[Dyspnoea and psychopathology in the elderly patient with chronic obstructive pulmonary disease]

Rev Esp Geriatr Gerontol. 2011 Jan-Feb;46(1):21-6. doi: 10.1016/j.regg.2010.07.004. Epub 2010 Sep 24.
[Article in Spanish]

Abstract

Chronic Obstructive Pulmonary Disease (COPD) is a progressive disease with dyspnoea perception as a main symptom. In severe stages, dyspnoea can constitute a risk factor for depression, anxiety and somatization disorders.

Objective: The objective was to evaluate the presence of these psychopathologies based on dyspnoea and severity stages in patients with COPD.

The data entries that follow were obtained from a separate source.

template <int D, int C, int K, int G, int WAVES, int HL, bool SSIM = false, bool QUANT = false, bool IC = false, bool PAIR = false>
__global__ void __launch_bounds__(WAVES * 64) __attribute__((amdgpu_waves_per_eu(fit_min_waves<D, C, K, G, HL, SSIM, QUANT>()))) fit_kernel(FitArgs a) {
    using Lt = Layout<D, C, K>;
    using T = Tile<D, C, K, G, WAVES>;
    static_assert(!PAIR || (G == 64 && WAVES == 2 && !SSIM && !QUANT), "PAIR: one block on the two wavefronts of a workgroup");
    extern __shared__ __attribute__((aligned(16))) float lds[];
    const int N = a.N;
    const int B = a.B;
    const int wave = threadIdx.x >> 6;
    const int lane = threadIdx.x & 63;
    const int grp = lane / G;
    const int sub = lane - grp * G;
    const int blk0 = blockIdx.x * (PAIR ? 1 : T::NB);
    const int lb = PAIR ? 0 : wave * T::BPW + grp;
// ... 1 lines not shown
    const int b_raw = blk0 + lb;
    const bool valid_b = b_raw < B;
    const int b = valid_b ? b_raw : B - 1;

    constexpr int CR = D - HL;
    float* s_coords = lds + T::off_coords();
    float* s_par = lds + T::off_par(N, CR) + lb * Lt::LP_STRIDE;
    float* s_mv = lds + T::off_mv(N, CR) + lb * T::MV_STRIDE;
    float* s_scratch = lds + T::off_scratch(N, CR) + wave * (T::CH * T::ROW);
    const bool owner_post = T::OWNER_POST && a.desc_off > 0;
    float* s_desc = lds + a.desc_off + lb * T::DESC_STRIDE;
    float* s_tot = s_scratch + grp * T::TOT_STRIDE;
    const float* s_tgt = lds + T::off_tgt(N, CR) + lb * T::tgt_stride(N);
    const float* s_lw = lds + T::off_lw(N, CR) + lb * T::lw_stride(N);
    const bool has_lw = a.loss_w != nullptr;

    SMOE_LDS_CHECK(T::off_ssim(N, has_lw, CR, QUANT) + (SSIM ? T::ssim_tabs(a.bh, a.bw, (D == 3) ? a.bt : 0) + WAVES * T::ssim_wave(N) : 0), 1u);
    if (owner_post) SMOE_LDS_CHECK(a.desc_off + T::NB * T::DESC_STRIDE, 2u);
    stage_inputs<D, C, K, G, WAVES, CR>(a.coords, a.target, a.loss_w, B, N, blk0, lds);
    float* s_q = lds + T::off_qimg(N, has_lw, CR) + lb * T::QI_STRIDE;
    float* s_rng = s_q + Lt::LP_STRIDE;
    float* s_out = s_rng + T::QI_RNG;
    float* s_ssim = lds + T::off_ssim(N, has_lw, CR, QUANT);
    const int bh = a.bh, bw = a.bw, bt = (D == 3) ? a.bt : 0;
    const float* s_Tr = s_ssim;
    const float* s_Tc = s_ssim + bh * 11;
    const float* s_Tt = s_Tc + bw * 11;
    float* s_X = s_ssim + T::ssim_tabs(bh, bw, bt) + wave * T::ssim_wave(N) + ((G == 16) ? grp * (C * N) : 0);
    float* s_Wa = s_X + C * N;
    float* s_Wb = s_Wa + 5 * N;
    float wj[11];
    if (SSIM) {
// ... 30 lines not shown
            int tensor, kern; long off;
            decode_slot<D, C, K>(j, b, tensor, off, kern);
            s_par[j] = pick(a.p, tensor)[off];
            s_mv[2 * j] = pick(a.m, tensor)[off];
            s_mv[2 * j + 1] = pick(a.v, tensor)[off];
            float r = (tensor == 0) ? a.lr_pis : ((tensor == 2 || tensor == 3) ? a.lr_steer : a.lr_expert);
            if (tensor == 0 && !a.train_pis) r = 0.0f;
            if (tensor == 1 && !a.train_musx) r = 0.0f;
            if (tensor == 4 && !a.kc.train_gammas) r = 0.0f;
            if (tensor == 4 && a.kc.only_y_gamma && (off % C) != 0) r = 0.0f;
            if (tensor == 3 && a.kc.radial) r = 0.0f;
            lr[s] = r;
            reg[s] = (tensor == 0) ? a.reg_pi : ((tensor == 2) ? (a.kc.radial ? a.reg_u * (float)D : a.reg_u) : 0.0f);
            const int qg = (tensor == 0) ? 3 : ((tensor == 1) ? 1 : ((tensor == 4) ? 4 : ((tensor == 5) ? 2 : 0)));
            meta[s] = tensor | (kern << 4);
            if constexpr (QUANT) {
                if (tensor == 1 && a.mus_grid != nullptr && a.kc.qmode >= 2) goff[s] = a.mus_grid[off];
                if ((tensor == 0 && a.kc.qpis) || (tensor != 0 && a.kc.qmode == 2)) {
                    qlo[s] = a.kc.q_nmin[qg]; qhi[s] = a.kc.q_nmax[qg]; qsc[s] = a.kc.q_scale[qg]; qiv[s] = a.kc.q_inv[qg];
                }
                if (a.kc.qmode == 3 && tensor != 0 && !(tensor == 1 && !a.kc.q_musx))
                    qt[s] = (tensor == 2) ? 0 : ((tensor == 3) ? 1 : ((tensor == 1) ? 2 : ((tensor == 5) ? 3 : 4)));
            } else {
                (void)qg;
            }
        } else if (j >= Lt::S_CNT && j < Lt::S_CNT + K) {
            const int k = j - Lt::S_CNT;
            s_par[Lt::LP_ACT + k] = ((a.active[b] >> k) & 1u) ? 1.0f : 0.0f;
        } else if (j == Lt::S_LOSS) {
            s_par[Lt::LP_FROZEN] = (a.diverged != nullptr && a.diverged[b] != 0u) ? 1.0f : 0.0f;
        }
    }
    const float loss0 = (a.loss0 != nullptr) ? a.loss0[b] : 0.0f;
    const bool has_loss0 = a.loss0 != nullptr;
    const bool has_reg = (a.reg_pi != 0.0f) || (a.reg_u != 0.0f);
    const bool has_quant = (a.kc.qmode != 0) || (a.kc.qpis != 0);
    float last_loss = no_pass_value(), last_sse = no_pass_value();
    __syncthreads();

    auto pick5 = [](const float (&v)[10], int base, int t) {
        return (t == 0) ? v[base] : ((t == 1) ? v[base + 1] : ((t == 2) ? v[base + 2] : ((t == 3) ? v[base + 3] : v[base + 4])));
    };
    auto refresh_quantised_image = [&]() {
        if constexpr (QUANT) {
            if (a.kc.qmode == 3) {
                constexpr float INF = __builtin_huge_valf();
                float ex[10];
#pragma unroll
                for (int i = 0; i < 10; ++i) ex[i] = INF;
                const FqRange rp = fq_fixed(a.kc, 3);
#pragma unroll
                for (int s = 0; s < T::SPL; ++s) {
                    const int j = T::slot_of(sub, s);
                    if (j < Lt::NPAR && qt[s] >= 0) {
                        const bool keep = fq_val(s_par[(meta[s] >> 4) * Lt::PK + Lt::O_PI], rp) > 0.0f;
                        const float x = s_par[j] - goff[s];
#pragma unroll
                        for (int t = 0; t < 5; ++t) {
                            const bool hit = keep && (qt[s] == t);
                            ex[t] = hit ? fminf(ex[t], x) : ex[t];
                            ex[5 + t] = hit ? fminf(ex[5 + t], -x) : ex[5 + t];
                        }
                    }
                }
                block_allreduce10<G, T::ROW, true>(ex, s_scratch, s_out, lane, grp, sub);
                {
                    const int t = min(sub, 4);
                    float lo = pick5(ex, 0, t), hi = -pick5(ex, 5, t);
                    if (lo == INF) { lo = 0.0f; hi = 0.0f; }
                    if (t == 1) { lo = fminf(lo, 0.0f); hi = fmaxf(hi, 0.0f); }
// ... 3 lines not shown
                        float* o = s_rng + t * 8;
                        o[0] = r.nmin; o[1] = r.nmax; o[2] = r.scale; o[3] = r.inv;
                        o[4] = r.back; o[5] = r.zero ? 1.0f : 0.0f; o[6] = lo; o[7] = hi;
                    }
                }
                wave_lds_sync();
            }
        }
        if constexpr (!QUANT) {
#pragma unroll
            for (int s = 0; s < T::SPL; ++s) {
                const int j = T::slot_of(sub, s);
                if (meta[s] >= 0 && (meta[s] & 15) == 0) {
                    const float x = s_par[j];
                    const float cl = fminf(fmaxf(x, a.kc.q_nmin[3]), a.kc.q_nmax[3]);
                    s_par[Lt::LP_QPI + (meta[s] >> 4)] = floorf((cl - a.kc.q_nmin[3]) * a.kc.q_inv[3] + 0.5f) * a.kc.q_scale[3] + a.kc.q_nmin[3];
                }
            }
            wave_lds_sync();
            return;
        }
        if constexpr (QUANT) {
#pragma unroll
        for (int s = 0; s < T::SPL; ++s) {
            const int j = T::slot_of(sub, s);
            if (j < Lt::NPAR) {
                const float x = s_par[j] - goff[s];
                float q = x;
                if (qsc[s] != 0.0f) {
                    const float cl = fminf(fmaxf(x, qlo[s]), qhi[s]);
                    q = floorf((cl - qlo[s]) * qiv[s] + 0.5f) * qsc[s] + qlo[s];
// ... 8 lines not shown
                    }
                }
                s_q[j] = q + goff[s];
            } else if (j >= Lt::S_CNT && j < Lt::S_CNT + K) {
                s_q[Lt::LP_ACT + (j - Lt::S_CNT)] = s_par[Lt::LP_ACT + (j - Lt::S_CNT)];
            } else if (j == Lt::S_LOSS) {
                s_q[Lt::LP_FROZEN] = s_par[Lt::LP_FROZEN];
            }
        }
        }
        wave_lds_sync();
    };
    if (has_quant) refresh_quantised_image();
    const float* s_img = (QUANT && has_quant) ? s_q : s_par;
    const bool patch_pis = !QUANT && (a.kc.qpis != 0);
    if (owner_post && !helper) {
        const uint32_t tot_off = (uint32_t)((s_tot - lds) * sizeof(float));
        const uint32_t img_off = (uint32_t)((s_img - lds) * sizeof(float));
        const uint32_t par_off = (uint32_t)((s_par - lds) * sizeof(float));
#pragma unroll
        for (int s = 0; s < T::SPL; ++s) {
            const int j = T::slot_of(sub, s);
            if (j < Lt::NPAR) {
                const SlotDesc d = build_slot_desc<D, C, K, IC>(j, tot_off, img_off, par_off, patch_pis, a.kc.use_det != 0);
                float4* o = reinterpret_cast<float4*>(s_desc + j * T::DESC_DW);
                o[0] = make_float4(d.c_self, d.pub_scale, __uint_as_float(d.T1), __uint_as_float(d.T2));
                o[1] = make_float4(__uint_as_float(d.T3), __uint_as_float(d.TR), __uint_as_float(d.P1), __uint_as_float(d.P2));
                o[2] = make_float4(__uint_as_float(d.P3), __uint_as_float(d.PR), __uint_as_float(d.FLAG), __uint_as_float(d.PIV));
            } else if (j == Lt::S_LOSS) {
                s_par[Lt::LP_ZERO] = 0.0f;
// ... 16 lines not shown
    for (int it = 0; it < a.n_iters; ++it) {
        if (a.prio_rotate) rotate_priority(it, hw_wave_slot());
        else if (phase_prio) __builtin_amdgcn_s_setprio(0);
        float acc[Lt::NSLOT];
#pragma unroll
        for (int j = 0; j < Lt::NSLOT; ++j) acc[j] = 0.0f;
        bool frozen;
        float reg_loss = 0.0f;
        {
            BlockRegs<D, C, K> R;
            R.load(s_img);
            if (patch_pis) {
#pragma unroll
                for (int k = 0; k < K; ++k) R.P[k * Lt::PK + Lt::O_PI] = R.P[Lt::LP_QPI + k];
            }
            R.template derive<IC>(kc);
            frozen = R.frozen();
            if (has_reg) {
                const float rp = kc.kcount_norm ? kc.pis_l1_raw / count_pis<D, C, K>(R.P) : reg_pi;
#pragma unroll
                for (int k = 0; k < K; ++k) {
                    if (R.act(k)) {
                        reg_loss += rp * R.pi(k);
#pragma unroll
                        for (int l = 0; l < D; ++l) reg_loss += reg_u * R.A(k, l, l);
                    }
                }
            }
            if (HL > 0) hoist_const<D, C, K, HL, IC>(R, xc);
#if SMOE_SGPR_CONSTS
            if constexpr (G == 64 && !SSIM && !QUANT && !IC && HL >= 1 && K * C >= 24) {
// ... 42 lines not shown
                    float x[D], t[C], gq[C];
#pragma unroll
                    for (int l = 0; l < D; ++l) x[l] = (l < D - HL) ? s_coords[l * N + n] : 0.0f;
#pragma unroll
                    for (int c = 0; c < C; ++c) { t[c] = s_tgt[c * N + n]; gq[c] = s_X[c * N + n]; }
                    PixelOut<D, C, K> o;
                    pixel<D, C, K, true, HL, true, IC, decltype(voted)::value>(R, kc, x, t, 1.0f, acc, o, gq, flags);
                };
                for (int i = 0; i < full; ++i) grad_step(i * G + sub, std::true_type{});
                for (int i = full; i < pxl; ++i)
                    if (i * G + sub < N) grad_step(i * G + sub, std::false_type{});
#pragma unroll
                for (int k = 0; k < K; ++k) acc[Lt::S_CNT + k] += ((flags[k] >> lane) & 1ull) ? 1.0f : 0.0f;
            } else {
                const int gl = PAIR ? 2 * G : G, sl = PAIR ? wave * G + sub : sub;
                if (has_lw) pixel_loop_train<D, C, K, true, HL, IC>(R, kc, s_coords, s_tgt, s_lw, N, gl, sl, acc, a.lw_is_sample != 0);
                else pixel_loop_train<D, C, K, false, HL, IC>(R, kc, s_coords, s_tgt, s_lw, N, gl, sl, acc);
            }
            if (HL > 0) complete_const<D, C, K, HL, IC>(R, xc, acc);
            SMOE_CLK(1);
        }
        if (phase_prio) __builtin_amdgcn_s_setprio(3);
        if (!owner_post) {
            BlockRegs<D, C, K> R2;
            R2.load(s_img);
            if (patch_pis) {
#pragma unroll
                for (int k = 0; k < K; ++k) R2.P[k * Lt::PK + Lt::O_PI] = R2.P[Lt::LP_QPI + k];
            }
            finish_partials<D, C, K, IC>(R2, kc, acc);
        }

        SMOE_CLK(2);
        float total[T::SPL];
        reduce_slots<D, C, K, G, WAVES, 0>(acc, s_scratch, lane, total);
        SMOE_CLK(3);

        if constexpr (PAIR) {
            float* s_x = lds + T::off_scratch(N, CR) + (T::CH * T::ROW);
            if (helper) {
                wave_lds_sync();
#pragma unroll
                for (int s = 0; s < T::SPL; ++s) {
                    const int j = T::slot_of(sub, s);
                    if (j < Lt::NSLOT) s_x[j] = total[s];
// ... 90 lines not shown
            if (kc.qmode == 3) {
                float rs[10], cn[10];
                bool bel[T::SPL], abv[T::SPL], tlo[T::SPL], thi[T::SPL];
#pragma unroll
                for (int i = 0; i < 10; ++i) { rs[i] = 0.0f; cn[i] = 0.0f; }
                const FqRange rp = fq_fixed(kc, 3);
#pragma unroll
                for (int s = 0; s < T::SPL; ++s) {
                    const int j = T::slot_of(sub, s);
                    bel[s] = abv[s] = tlo[s] = thi[s] = false;
                    if (j < Lt::NPAR && qt[s] >= 0) {
                        const float* o = s_rng + qt[s] * 8;
                        const bool unshifted = qt[s] == 0 && kc.radial;
                        const float x = s_par[j] - goff[s], v = unshifted ? x : x - o[4];
                        const bool zero = o[5] != 0.0f;
                        const bool keep = fq_val(s_par[(meta[s] >> 4) * Lt::PK + Lt::O_PI], rp) > 0.0f;
                        bel[s] = !zero && (v < o[0]);
                        abv[s] = !zero && (v > o[1]);
                        tlo[s] = keep && (x == o[6]);
                        thi[s] = keep && (x == o[7]);
#pragma unroll
                        for (int t = 0; t < 5; ++t) {
                            const bool hit = qt[s] == t;
                            rs[t] += (hit && (unshifted ? !abv[s] : bel[s])) ? gq[s] : 0.0f;
                            rs[5 + t] += (hit && abv[s]) ? gq[s] : 0.0f;
                            cn[t] += (hit && tlo[s]) ? 1.0f : 0.0f;
                            cn[5 + t] += (hit && thi[s]) ? 1.0f : 0.0f;
                        }
                    }
                }
                block_allreduce10<G, T::ROW, false>(rs, s_scratch, s_out, lane, grp, sub);
// ... 30 lines not shown
                if (patch_pis && meta[s] >= 0 && (meta[s] & 15) == 0) gsum = (pv >= kc.q_nmin[3] && pv <= kc.q_nmax[3]) ? gsum : 0.0f;
            }
            if (clip > 0.0f) gsum = fminf(fmaxf(gsum, -clip), clip);
            const float alpha = lr[s] * bias;
            const float m2 = mv + (gsum - mv) * (1.0f - beta1);
            const float v2 = vv + (gsum * gsum - vv) * (1.0f - beta2);
            const float p2 = pv - (m2 * alpha) * fast_rcp(__builtin_amdgcn_sqrtf(v2) + adam_eps);
            const bool upd = (j < Lt::NPAR) && (lr[s] != 0.0f) && !frozen;
            newp[s] = upd ? p2 : pv;
            newm[s] = upd ? m2 : mv;
            newv[s] = upd ? v2 : vv;
            const float lossv = (SSIM ? 1.0f + total[s] : total[s]) + reg_loss;
            const bool is_loss = (j == Lt::S_LOSS) && !frozen;
            last_loss = is_loss ? lossv : last_loss;
            bad = bad || (is_loss && ((lossv != lossv) || (has_loss0 && (lossv + 1.0f > (loss0 + 100.0f) * 10.0f))));
            last_sse = ((j == Lt::S_SSE) && !frozen) ? total[s] : last_sse;
        }
        wave_lds_sync();
        SMOE_CLK(6);
#pragma unroll
        for (int s = 0; s < T::SPL; ++s) {
            const int j = T::slot_of(sub, s);
            if (j < Lt::NPAR) {
                s_par[j] = newp[s];
                s_mv[2 * j] = newm[s];
                s_mv[2 * j + 1] = newv[s];
                if constexpr (!QUANT) {
                    if (patch_pis && meta[s] >= 0 && (meta[s] & 15) == 0) {
                        const float cl = fminf(fmaxf(newp[s], kc.q_nmin[3]), kc.q_nmax[3]);
                        s_par[Lt::LP_QPI + (meta[s] >> 4)] = floorf((cl - kc.q_nmin[3]) * kc.q_inv[3] + 0.5f) * kc.q_scale[3] + kc.q_nmin[3];
                    }
                }
            } else if (j >= Lt::S_CNT && j < Lt::S_CNT + K) {
                if (!frozen) s_par[Lt::LP_ACT + (j - Lt::S_CNT)] = (total[s] > 0.0f) ? 1.0f : 0.0f;
            } else if (j == Lt::S_LOSS) {
                if (bad) s_par[Lt::LP_FROZEN] = 1.0f;
            }
        }
        wave_lds_sync();
        if constexpr (QUANT) {
            if (has_quant) refresh_quantised_image();
        }
        if constexpr (PAIR) __syncthreads();
        b1p *= beta1;
        b2p *= beta2;
        SMOE_CLK(7);
// ... 421 lines not shown
    int nb = 0;
    if (allow_lds(reinterpret_cast<const void*>(kern), lds) != hipSuccess) return -1;
    if (hipOccupancyMaxActiveBlocksPerMultiprocessor(&nb, kern, threads, lds) != hipSuccess) return -1;
    return nb;
}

Materials and methods: Patients (n = 51) were evaluated by means of the Hospital Anxiety and Depression Scale, the dyspnoea scale (MRC), the General Health Questionnaire (GHQ-28) and spirometric criteria.

Results: The increase in dyspnoea level and disease severity lead to a progressive worsening of anxiety, depressive and somatic symptoms with clinical relevance (P < 0.05). There was a significant correlation between those parameters (P < 0.05).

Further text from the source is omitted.